-- Input data follows --
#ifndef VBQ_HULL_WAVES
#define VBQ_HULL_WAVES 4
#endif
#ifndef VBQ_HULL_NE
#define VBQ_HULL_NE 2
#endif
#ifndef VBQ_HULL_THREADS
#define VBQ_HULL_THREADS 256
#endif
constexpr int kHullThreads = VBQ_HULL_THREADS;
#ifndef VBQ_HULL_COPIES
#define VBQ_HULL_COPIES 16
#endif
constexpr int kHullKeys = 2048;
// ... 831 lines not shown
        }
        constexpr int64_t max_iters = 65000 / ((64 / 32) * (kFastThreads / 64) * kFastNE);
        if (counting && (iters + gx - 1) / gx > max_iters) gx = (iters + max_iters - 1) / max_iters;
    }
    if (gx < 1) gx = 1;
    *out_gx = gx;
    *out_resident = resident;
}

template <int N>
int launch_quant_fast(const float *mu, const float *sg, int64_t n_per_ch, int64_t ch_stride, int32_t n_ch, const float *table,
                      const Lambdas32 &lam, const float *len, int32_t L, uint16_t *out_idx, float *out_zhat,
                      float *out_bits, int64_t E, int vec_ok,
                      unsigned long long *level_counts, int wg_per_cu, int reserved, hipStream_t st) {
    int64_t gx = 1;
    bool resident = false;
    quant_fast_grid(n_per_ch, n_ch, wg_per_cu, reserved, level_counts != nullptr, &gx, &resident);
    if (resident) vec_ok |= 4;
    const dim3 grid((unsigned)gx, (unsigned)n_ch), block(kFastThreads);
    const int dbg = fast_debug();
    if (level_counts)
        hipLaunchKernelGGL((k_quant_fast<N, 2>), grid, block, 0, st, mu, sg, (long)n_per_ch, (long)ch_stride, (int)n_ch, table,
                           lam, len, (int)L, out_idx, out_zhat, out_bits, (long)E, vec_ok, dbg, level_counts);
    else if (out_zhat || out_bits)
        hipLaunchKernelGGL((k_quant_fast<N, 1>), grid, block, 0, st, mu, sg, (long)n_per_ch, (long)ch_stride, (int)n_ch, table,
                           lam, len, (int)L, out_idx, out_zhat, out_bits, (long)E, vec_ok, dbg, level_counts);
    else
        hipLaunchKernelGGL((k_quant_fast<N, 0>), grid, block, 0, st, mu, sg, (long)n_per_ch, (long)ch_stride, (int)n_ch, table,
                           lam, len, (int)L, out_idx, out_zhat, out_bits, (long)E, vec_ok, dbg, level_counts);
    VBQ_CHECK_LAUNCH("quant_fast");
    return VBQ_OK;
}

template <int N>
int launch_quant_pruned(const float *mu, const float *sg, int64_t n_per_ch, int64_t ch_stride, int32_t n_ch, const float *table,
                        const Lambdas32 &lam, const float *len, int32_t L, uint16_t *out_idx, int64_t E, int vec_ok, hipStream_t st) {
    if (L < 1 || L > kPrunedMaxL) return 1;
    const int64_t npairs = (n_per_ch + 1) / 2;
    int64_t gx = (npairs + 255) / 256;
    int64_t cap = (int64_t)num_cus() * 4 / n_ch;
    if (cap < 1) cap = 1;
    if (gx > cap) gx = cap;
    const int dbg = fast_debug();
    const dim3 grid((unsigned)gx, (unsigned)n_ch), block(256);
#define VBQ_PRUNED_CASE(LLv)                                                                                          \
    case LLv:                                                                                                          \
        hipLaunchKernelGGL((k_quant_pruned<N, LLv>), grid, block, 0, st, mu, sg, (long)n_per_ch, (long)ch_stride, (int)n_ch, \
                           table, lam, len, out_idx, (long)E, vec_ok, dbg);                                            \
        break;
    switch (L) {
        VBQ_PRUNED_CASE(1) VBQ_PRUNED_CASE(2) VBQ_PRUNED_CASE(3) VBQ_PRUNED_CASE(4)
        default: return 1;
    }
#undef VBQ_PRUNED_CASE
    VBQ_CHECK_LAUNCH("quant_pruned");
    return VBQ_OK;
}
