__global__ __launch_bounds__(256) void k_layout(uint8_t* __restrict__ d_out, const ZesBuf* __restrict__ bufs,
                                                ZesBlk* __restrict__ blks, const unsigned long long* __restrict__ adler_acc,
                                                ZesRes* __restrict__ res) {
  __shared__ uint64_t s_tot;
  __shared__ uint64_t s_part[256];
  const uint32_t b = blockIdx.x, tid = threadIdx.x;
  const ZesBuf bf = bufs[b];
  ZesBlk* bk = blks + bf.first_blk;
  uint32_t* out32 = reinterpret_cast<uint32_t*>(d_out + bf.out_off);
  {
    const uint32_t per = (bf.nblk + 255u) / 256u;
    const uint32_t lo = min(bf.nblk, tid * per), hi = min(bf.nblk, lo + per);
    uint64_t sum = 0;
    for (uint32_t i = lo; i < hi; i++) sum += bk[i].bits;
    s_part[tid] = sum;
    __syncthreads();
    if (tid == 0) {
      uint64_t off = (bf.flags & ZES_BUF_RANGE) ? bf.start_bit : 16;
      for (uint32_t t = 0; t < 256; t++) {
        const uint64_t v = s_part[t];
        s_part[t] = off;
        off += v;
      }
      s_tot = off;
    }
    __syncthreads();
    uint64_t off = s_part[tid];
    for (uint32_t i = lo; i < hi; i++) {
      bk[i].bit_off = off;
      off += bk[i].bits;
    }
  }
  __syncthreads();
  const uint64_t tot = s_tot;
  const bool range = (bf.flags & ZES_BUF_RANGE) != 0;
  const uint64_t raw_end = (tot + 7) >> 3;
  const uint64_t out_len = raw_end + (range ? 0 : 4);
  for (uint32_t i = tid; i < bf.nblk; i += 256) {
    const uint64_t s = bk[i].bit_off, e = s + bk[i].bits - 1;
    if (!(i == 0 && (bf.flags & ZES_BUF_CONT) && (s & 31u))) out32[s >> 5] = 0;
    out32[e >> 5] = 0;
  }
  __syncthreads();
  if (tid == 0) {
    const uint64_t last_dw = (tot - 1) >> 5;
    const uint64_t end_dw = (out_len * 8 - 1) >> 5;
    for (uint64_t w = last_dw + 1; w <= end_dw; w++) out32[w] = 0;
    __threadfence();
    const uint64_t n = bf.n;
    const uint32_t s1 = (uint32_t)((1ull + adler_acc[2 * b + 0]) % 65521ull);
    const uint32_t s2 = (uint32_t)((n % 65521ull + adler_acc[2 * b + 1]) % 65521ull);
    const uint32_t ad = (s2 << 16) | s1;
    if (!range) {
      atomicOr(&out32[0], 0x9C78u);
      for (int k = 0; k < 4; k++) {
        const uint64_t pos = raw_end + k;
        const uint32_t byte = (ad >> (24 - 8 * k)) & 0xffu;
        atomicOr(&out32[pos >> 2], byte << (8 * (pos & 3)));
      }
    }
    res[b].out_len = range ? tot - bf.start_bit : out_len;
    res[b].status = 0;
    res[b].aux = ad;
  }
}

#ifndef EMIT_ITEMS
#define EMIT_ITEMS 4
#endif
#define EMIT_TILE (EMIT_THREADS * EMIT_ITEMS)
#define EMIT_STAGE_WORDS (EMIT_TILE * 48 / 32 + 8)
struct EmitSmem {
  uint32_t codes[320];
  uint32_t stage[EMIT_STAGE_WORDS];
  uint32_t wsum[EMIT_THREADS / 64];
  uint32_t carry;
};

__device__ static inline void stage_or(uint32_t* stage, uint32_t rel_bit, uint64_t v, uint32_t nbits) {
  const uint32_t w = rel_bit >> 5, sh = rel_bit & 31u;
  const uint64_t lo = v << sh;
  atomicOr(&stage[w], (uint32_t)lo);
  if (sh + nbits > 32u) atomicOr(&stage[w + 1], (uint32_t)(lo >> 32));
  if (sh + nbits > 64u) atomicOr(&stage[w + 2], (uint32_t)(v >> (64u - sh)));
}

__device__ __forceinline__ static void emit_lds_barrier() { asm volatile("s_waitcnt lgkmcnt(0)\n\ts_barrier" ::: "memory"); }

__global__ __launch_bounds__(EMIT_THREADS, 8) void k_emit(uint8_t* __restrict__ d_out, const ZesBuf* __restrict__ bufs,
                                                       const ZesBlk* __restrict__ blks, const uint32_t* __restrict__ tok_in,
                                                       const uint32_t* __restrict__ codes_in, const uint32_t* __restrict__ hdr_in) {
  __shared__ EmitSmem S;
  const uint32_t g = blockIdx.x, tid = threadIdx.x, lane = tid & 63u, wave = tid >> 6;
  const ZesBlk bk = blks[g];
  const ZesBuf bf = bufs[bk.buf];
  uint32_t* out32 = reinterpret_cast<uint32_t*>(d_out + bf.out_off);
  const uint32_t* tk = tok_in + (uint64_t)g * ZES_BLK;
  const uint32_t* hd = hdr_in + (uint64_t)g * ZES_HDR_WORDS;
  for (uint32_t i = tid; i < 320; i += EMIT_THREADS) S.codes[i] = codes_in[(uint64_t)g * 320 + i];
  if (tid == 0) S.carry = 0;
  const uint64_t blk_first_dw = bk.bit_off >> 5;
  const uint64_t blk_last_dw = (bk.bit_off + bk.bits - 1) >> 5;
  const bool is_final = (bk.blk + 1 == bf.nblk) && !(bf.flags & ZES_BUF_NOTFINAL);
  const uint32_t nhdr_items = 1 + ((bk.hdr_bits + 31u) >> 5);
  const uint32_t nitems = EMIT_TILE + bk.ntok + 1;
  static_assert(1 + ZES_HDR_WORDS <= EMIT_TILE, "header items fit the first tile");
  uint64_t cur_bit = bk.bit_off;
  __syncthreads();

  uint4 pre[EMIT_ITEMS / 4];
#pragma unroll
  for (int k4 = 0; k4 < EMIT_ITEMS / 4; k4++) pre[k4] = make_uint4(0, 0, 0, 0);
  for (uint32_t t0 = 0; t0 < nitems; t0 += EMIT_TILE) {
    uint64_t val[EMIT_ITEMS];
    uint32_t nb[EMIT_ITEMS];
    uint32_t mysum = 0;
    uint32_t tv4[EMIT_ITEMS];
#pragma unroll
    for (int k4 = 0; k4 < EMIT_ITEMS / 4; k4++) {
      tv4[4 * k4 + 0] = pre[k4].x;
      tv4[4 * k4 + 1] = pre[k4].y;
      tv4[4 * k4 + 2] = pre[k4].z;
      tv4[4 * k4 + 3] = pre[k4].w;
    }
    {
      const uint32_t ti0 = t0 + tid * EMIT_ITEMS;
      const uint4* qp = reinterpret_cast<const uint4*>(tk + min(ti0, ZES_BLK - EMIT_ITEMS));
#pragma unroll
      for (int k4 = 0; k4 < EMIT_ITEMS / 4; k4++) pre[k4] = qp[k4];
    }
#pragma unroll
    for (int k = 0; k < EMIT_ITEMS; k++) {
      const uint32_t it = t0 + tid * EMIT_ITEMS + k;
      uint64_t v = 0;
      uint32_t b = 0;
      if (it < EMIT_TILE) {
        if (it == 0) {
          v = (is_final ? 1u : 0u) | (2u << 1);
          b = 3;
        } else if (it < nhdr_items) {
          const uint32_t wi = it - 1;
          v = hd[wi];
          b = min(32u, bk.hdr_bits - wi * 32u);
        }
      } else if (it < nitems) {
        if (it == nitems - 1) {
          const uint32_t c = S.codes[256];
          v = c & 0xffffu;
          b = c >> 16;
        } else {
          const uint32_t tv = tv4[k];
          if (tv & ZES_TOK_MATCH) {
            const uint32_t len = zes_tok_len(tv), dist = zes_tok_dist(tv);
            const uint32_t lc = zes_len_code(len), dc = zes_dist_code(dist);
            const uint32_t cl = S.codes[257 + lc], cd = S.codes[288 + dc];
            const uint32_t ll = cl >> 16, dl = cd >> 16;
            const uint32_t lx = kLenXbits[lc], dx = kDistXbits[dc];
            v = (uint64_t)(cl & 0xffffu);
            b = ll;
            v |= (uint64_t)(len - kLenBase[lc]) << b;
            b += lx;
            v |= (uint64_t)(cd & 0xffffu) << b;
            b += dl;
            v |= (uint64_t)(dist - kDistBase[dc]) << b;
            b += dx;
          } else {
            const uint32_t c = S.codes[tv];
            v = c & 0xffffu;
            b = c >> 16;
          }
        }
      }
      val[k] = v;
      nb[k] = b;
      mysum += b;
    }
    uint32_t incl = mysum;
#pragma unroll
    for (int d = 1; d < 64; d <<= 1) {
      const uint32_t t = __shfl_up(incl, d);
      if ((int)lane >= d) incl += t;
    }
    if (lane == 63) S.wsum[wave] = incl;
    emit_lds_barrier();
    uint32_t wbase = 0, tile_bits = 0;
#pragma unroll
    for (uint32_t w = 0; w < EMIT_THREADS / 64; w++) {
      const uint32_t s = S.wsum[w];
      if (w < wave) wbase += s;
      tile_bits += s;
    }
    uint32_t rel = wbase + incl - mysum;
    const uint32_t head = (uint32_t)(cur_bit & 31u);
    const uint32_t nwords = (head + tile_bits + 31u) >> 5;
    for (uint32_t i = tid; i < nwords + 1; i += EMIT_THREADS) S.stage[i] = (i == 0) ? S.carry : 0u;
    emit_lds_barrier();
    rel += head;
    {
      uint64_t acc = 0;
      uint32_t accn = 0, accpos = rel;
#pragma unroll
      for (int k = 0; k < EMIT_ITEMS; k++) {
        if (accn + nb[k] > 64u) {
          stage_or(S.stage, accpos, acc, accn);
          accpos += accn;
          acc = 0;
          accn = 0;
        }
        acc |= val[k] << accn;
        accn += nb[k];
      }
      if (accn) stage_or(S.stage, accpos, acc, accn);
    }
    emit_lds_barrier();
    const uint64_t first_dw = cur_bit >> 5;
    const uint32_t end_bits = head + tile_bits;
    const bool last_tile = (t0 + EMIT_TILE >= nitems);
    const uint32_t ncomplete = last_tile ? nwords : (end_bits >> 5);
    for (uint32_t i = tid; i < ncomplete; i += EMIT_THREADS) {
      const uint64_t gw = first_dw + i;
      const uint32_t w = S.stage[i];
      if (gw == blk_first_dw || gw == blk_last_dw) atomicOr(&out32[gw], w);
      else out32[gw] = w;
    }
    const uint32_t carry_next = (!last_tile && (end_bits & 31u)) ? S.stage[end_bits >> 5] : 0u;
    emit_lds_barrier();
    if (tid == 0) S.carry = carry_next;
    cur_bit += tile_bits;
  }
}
-- Input data concluded --
__Exercise goal__
From the very first line of the data through the line with "int launch_quant_fast(const float" in it, please reproduce each line exactly and output nothing more.

__The answer__
#ifndef VBQ_HULL_WAVES
#define VBQ_HULL_WAVES 4
#endif
#ifndef VBQ_HULL_NE
#define VBQ_HULL_NE 2
#endif
#ifndef VBQ_HULL_THREADS
#define VBQ_HULL_THREADS 256
#endif
constexpr int kHullThreads = VBQ_HULL_THREADS;
#ifndef VBQ_HULL_COPIES
#define VBQ_HULL_COPIES 16
#endif
constexpr int kHullKeys = 2048;
// ... 831 lines not shown
        }
        constexpr int64_t max_iters = 65000 / ((64 / 32) * (kFastThreads / 64) * kFastNE);
        if (counting && (iters + gx - 1) / gx > max_iters) gx = (iters + max_iters - 1) / max_iters;
    }
    if (gx < 1) gx = 1;
    *out_gx = gx;
    *out_resident = resident;
}

template <int N>
int launch_quant_fast(const float *mu, const float *sg, int64_t n_per_ch, int64_t ch_stride, int32_t n_ch, const float *table,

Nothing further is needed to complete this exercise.